§ EXERCISE
For each line below that holds the word "where", make a copy.
++++ DATA PROVIDED ++++
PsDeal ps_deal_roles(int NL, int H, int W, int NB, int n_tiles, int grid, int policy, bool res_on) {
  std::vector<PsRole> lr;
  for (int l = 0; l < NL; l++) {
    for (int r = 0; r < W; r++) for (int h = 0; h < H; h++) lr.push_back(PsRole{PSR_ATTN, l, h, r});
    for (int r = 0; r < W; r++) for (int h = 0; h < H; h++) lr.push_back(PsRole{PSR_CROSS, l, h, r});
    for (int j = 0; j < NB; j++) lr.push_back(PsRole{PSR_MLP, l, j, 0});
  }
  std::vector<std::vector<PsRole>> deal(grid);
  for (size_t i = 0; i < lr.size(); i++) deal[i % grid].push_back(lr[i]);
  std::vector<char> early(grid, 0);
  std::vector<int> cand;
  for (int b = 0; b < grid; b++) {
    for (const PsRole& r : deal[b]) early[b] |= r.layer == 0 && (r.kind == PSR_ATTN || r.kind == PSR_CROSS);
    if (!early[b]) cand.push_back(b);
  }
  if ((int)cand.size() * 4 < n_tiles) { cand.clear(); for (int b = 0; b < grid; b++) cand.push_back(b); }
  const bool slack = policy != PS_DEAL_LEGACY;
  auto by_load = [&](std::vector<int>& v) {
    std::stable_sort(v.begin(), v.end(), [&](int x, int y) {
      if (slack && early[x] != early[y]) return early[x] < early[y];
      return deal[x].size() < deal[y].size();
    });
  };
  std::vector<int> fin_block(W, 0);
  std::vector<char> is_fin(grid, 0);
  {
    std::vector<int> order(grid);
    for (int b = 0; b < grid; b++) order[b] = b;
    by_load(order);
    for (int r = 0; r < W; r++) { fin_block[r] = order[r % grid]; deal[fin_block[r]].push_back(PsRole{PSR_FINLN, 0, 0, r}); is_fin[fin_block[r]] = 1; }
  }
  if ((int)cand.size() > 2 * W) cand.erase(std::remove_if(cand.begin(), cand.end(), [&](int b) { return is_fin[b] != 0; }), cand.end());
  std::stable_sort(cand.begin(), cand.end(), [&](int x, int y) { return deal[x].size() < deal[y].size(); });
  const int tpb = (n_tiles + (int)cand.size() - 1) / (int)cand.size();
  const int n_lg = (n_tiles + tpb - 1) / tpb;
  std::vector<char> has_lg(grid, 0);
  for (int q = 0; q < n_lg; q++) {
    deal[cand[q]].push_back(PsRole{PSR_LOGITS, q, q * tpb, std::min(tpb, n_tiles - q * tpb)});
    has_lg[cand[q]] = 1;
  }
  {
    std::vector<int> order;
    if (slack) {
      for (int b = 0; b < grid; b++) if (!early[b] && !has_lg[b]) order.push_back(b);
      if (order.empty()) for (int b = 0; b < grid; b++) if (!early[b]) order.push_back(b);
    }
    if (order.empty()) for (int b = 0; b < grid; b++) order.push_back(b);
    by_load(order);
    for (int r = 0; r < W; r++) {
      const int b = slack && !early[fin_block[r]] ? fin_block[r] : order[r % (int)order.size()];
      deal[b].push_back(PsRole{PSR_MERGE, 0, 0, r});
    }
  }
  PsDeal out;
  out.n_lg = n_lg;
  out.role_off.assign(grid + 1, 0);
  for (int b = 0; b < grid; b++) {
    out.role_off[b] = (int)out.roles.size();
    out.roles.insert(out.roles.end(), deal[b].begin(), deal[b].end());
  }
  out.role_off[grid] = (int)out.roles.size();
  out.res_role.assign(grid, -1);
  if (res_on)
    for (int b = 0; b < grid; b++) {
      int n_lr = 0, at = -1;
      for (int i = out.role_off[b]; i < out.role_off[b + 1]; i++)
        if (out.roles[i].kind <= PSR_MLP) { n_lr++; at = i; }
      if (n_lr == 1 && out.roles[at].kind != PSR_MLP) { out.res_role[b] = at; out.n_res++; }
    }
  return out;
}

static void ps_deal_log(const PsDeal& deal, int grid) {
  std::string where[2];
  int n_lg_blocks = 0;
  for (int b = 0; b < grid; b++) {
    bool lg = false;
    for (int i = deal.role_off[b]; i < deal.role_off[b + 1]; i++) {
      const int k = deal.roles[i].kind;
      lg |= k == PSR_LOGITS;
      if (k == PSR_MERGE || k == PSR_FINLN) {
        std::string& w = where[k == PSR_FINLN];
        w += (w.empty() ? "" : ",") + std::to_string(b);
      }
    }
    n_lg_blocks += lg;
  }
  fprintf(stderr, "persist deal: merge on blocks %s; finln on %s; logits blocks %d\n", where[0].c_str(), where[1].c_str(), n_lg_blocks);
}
++++
§ RESULT OF THE EXERCISE
  std::string where[2];
        std::string& w = where[k == PSR_FINLN];
  fprintf(stderr, "persist deal: merge on blocks %s; finln on %s; logits blocks %d\n", where[0].c_str(), where[1].c_str(), n_lg_blocks);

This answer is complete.